Seitdem am 14. April die südlichste der vier japanischen Hauptinseln, Kyûshû, mit der Präfektur Kumamoto im Fokus von einem schweren Erdbeben getroffen wurde, dem seither in einer ununterbrochenen Kette zum Teil noch weit schwere „Nachbeben“ folgen, brodelt die Gerüchteküche in den sozialen Netzwerken. Es sind diese – nichts zuletzt psychischen – Ausnahmesituationen, die der Verbreitung von Gerüchten Vorschub leisten, wenn auch die Anonymität des Internets heutzutage dabei inzwischen förderlich sein mag. Manche Gerüchte nehmen dabei gar nicht zwingend in der betroffenen Region ihren Ausgang, sondern werden aus falschverstandenem „Spaß“ andernorts hämisch „komponiert“. Gleichwohl fühlt man sich wie auf einer Zeitreise – in den September 1923 und nach Tôkyô, als Verleumdungen, von der zeitgenössischen Presseberichterstattung flankiert, zu gewaltsamen Ausschreitungen gegen die koreanische Minderheit in der japanischen Hauptstadtregion nach dem schweren Kantô-Erdbeben vom 1. September 1923 (Kantô daishinsai, 関東大震災) führten. Ähnlich üble Gerüchte, japanisch デマ (dema, von: Demagogie), wie damals werden jetzt gerade, in dem Moment, in dem dieser kurze Beitrag entsteht, im Kontext des Kumamoto-Erdbebens über den Kurznachrichtendienst Twitter in stattlicher Zahl verbreitet:
- Koreaner hätten die Brunnen vergiftet.
- Koreaner vergewaltigten Frauen, suchten nach leeren Häusern für Plünderungen und verschleppten Japaner.

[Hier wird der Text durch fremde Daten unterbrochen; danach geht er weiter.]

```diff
+    bool dk_pending = DKOK && fp.dk != 0;
+    bool dk_first = true;
 
     for (;;) {
 #ifdef FA2_FUSED_STATS
@@ -339,14 +432,34 @@
                 __builtin_amdgcn_raw_ptr_buffer_load_lds(which ? g_rsrc : q_rsrc, (fused_lptr_t)(b + which * (TROWS * ROWB) + piece * 1024),
                                                          16, doff, soff, 0, 0);
             }
-            if (wave < 2 && fused_lane_id() < 32)
-                __builtin_amdgcn_raw_ptr_buffer_load_lds(rc_rsrc, (fused_lptr_t)(b + 2 * TROWS * ROWB + wave * 128), 4, rcoff, t * TROWS * 4, 0, 0);
+            if (wave < 2 && fused_lane_id() < 32) {
+                if (DKOK && fp.dk)
+                    __builtin_amdgcn_raw_ptr_buffer_load_lds(rc_rsrc, (fused_lptr_t)(b + 2 * TROWS * ROWB + wave * 128), 4, rcoff, t * TROWS * 4, 0, 16);
+                else
+                    __builtin_amdgcn_raw_ptr_buffer_load_lds(rc_rsrc, (fused_lptr_t)(b + 2 * TROWS * ROWB + wave * 128), 4, rcoff, t * TROWS * 4, 0, 0);
+            }
         };
         const int n_u = CAUSAL ? ntiles - 8 * cb : ntiles;
         const int niter_u = CAUSAL ? ((n_u + 1 + 5) / 6) * 6 : niter;
         const bool ragged_unit = RAGGED && !CAUSAL && cb == ncb - 1;
         const int first_masked = CAUSAL ? ((n_u - 8) / 6) * 6 : (ragged_unit ? 0 : niter_u);
         auto tl = [&](int u) { return CAUSAL ? ntiles - 1 - u : u; };
+        if constexpr (DKOK) {
+            const bool late = head >= fp.h0;
+            if (dk_pending && (late || (dk_first && FA2_FUSED_DK_QUOTA > 0))) {
+                dk_chunks(late ? -1 : (long long)cb * FA2_FUSED_DK_QUOTA, __builtin_amdgcn_s_memrealtime());
+                if (late) {
+                    dk_wait_all();
+                    dk_pending = false;
+                }
+            }
+            dk_first = false;
+        }
+        if constexpr (DKOK) {
+            int ln = fused_lane_id();
+            asm volatile("" : "+v"(ln));
+            lane_operands(ln);
+        }
         stage(tl(0), 0);
 #ifdef FA2_FUSED_PREFILL
         stage(tl(1), 1);
@@ -661,7 +774,12 @@
     if (a.kv_group < 1 || a.BH % a.kv_group != 0 || (grouped && (mode != 1 || rect || !kvpart))) return hipErrorInvalidValue;
     if (a.causal && (mode != 1 || a.causal_shift != 0)) return hipErrorInvalidValue;
     hipError_t e = hipSuccess;
-    if (a.phases & 1) {
+    const int h0 = a.BH < 8 ? a.BH : 8;
+    const bool dk = mode == 1 && (a.phases & 9) == 9 && a.d == 128 && !rect && !ragged && !a.causal && !grouped && !sg && a.BH > h0;
+    if (dk) {
+        e = launch_bwd_delta_heads(a, h0, ctl, bwd_fused_ctl_bytes(a.BH, a.Nk) / sizeof(int), stream);
+        if (e != hipSuccess) return e;
+    } else if (a.phases & 1) {
         BwdArgs d = a;
         d.phases = 1;
         e = launch_bwd_bf16(d, stream, sg);
@@ -678,6 +796,10 @@
         if (e != hipSuccess) return e;
     }
     FusedArgs fa{a, dQacc, ctl, npad, ragged ? (const float*)rcpad : (const float*)a.RC, g_hook_fault};
+    fa.dk = dk;
+    fa.h0 = h0;
+    fa.nchunks = dk ? (a.BH - h0) * (npad / 256) : 0;
+    fa.inv_scale = 1.0f / a.scale;
     const size_t part_elems = (size_t)a.BH * a.Nk * a.d;
     if (grouped) {
         fa.b.dK = kvpart;
@@ -700,7 +822,7 @@
             e = hipDeviceGetAttribute(&cus[dev], hipDeviceAttributeMultiprocessorCount, dev);
             if (e != hipSuccess) return e;
         }
-        e = launch_fill_f32(reinterpret_cast<float*>(ctl), bwd_fused_ctl_bytes(a.BH, a.Nk) / sizeof(float), 0.0f, stream);
+        if (!dk) e = launch_fill_f32(reinterpret_cast<float*>(ctl), bwd_fused_ctl_bytes(a.BH, a.Nk) / sizeof(float), 0.0f, stream);
         if (e != hipSuccess) return e;
         int avail = cus[dev] - (a.reserve_cus > 0 ? a.reserve_cus : 0);
         if (avail < 1) avail = 1;
diff --git a/cuda_flashattention_amd/csrc/fa2_launch.h b/cuda_flashattention_amd/csrc/fa2_launch.h
--- a/cuda_flashattention_amd/csrc/fa2_launch.h
+++ b/cuda_flashattention_amd/csrc/fa2_launch.h
@@ -69,6 +69,25 @@
 struct SinkGrad { const float* sink; float* dsink; int heads; };
 
 hipError_t launch_bwd_bf16(const BwdArgs& a, hipStream_t stream, const SinkGrad* sg = nullptr);
+hipError_t launch_bwd_delta_heads(const BwdArgs& a, int heads, int* zero, size_t nzero, hipStream_t stream);
+
+#ifdef __HIPCC__
+constexpr float kNoKeyRC = -1.0e30f;
+template <typename V8>
+__device__ __forceinline__ float bwd_delta_dot8(float acc, const V8& a, const V8& b)
+{
+#pragma unroll
+    for (int e = 0; e < 8; ++e) acc += (float)a[e] * (float)b[e];
+    return acc;
+}
+__device__ __forceinline__ float bwd_delta_tree16(float acc)
+{
+#pragma unroll
+    for (int off = 8; off >= 1; off >>= 1) acc += __shfl_xor(acc, off, 16);
+    return acc;
+}
+__device__ __forceinline__ float bwd_delta_rc0(float l, float inv_scale) { return l == -INFINITY ? kNoKeyRC : -l * inv_scale; }
+#endif
 struct VarlenBwdArgs {
     BwdArgs a;
     const VarlenItem* row_items; const VarlenItem* key_items;
```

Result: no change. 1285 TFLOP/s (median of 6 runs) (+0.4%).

- Löwen seien aus dem Zoo ausgebrochen.
- Im Kernkraftwerk Sendai brenne es.
Inzwischen hat die Berichterstattung über diese Gerüchte auch die überregionalen Tageszeitungen des Landes erreicht, die ihrer gesellschaftlichen Verantwortung insofern gerecht werden, als sie auf mögliche verheerende Folgen der Gerüchte hinweisen, wenn gegen diese erfahrungsgemäß auch kein wirksames Kraut gewachsen zu sein scheint. Zahlreiche Studien der Gerüchteforschung belegen dies. Ich sitze gerade im Rahmen eines kleineren Forschungsprojekts zu diesen „Nachrichten des Windes (kaze no tayori, 風の頼り) an einem Aufsatz über die „Wirkung von Gerüchten“ – einer Gegenüberstellung der Gerüchtelage unmittelbar nach den Erdbeben 1923 und 2011, aber für eine längere Fußnote zu 2016 reicht es jetzt leider wohl allemal. Die Inhalte der Gerüchte unterscheiden sich im langen zeitlichen Bogen kaum, werden allenfalls den technischen Neuerungen der Zeit angepaßt bzw. von ihnen geprägt. Im japanischen Fall sind sie damals wie heute oft mit „Ausländern“, denen nahezu jede Schandtat zugetraut wird, verbunden. Kernkraftwerke gab es natürlich vor mehr als 80 Jahren noch nicht, und Brunnen sind inzwischen eben auch rar, wenn dennoch die Langlebigkeit des „Brunnenvergifter“-Motivs überrascht. Allein bei den Folgen zeigt sich ein gewisser Lernprozeß: Eine Lynchjustiz wie im Jahr 1923, bei der man real Koreaner über die Klinge springen ließ, gibt es glücklicherweise nicht mehr!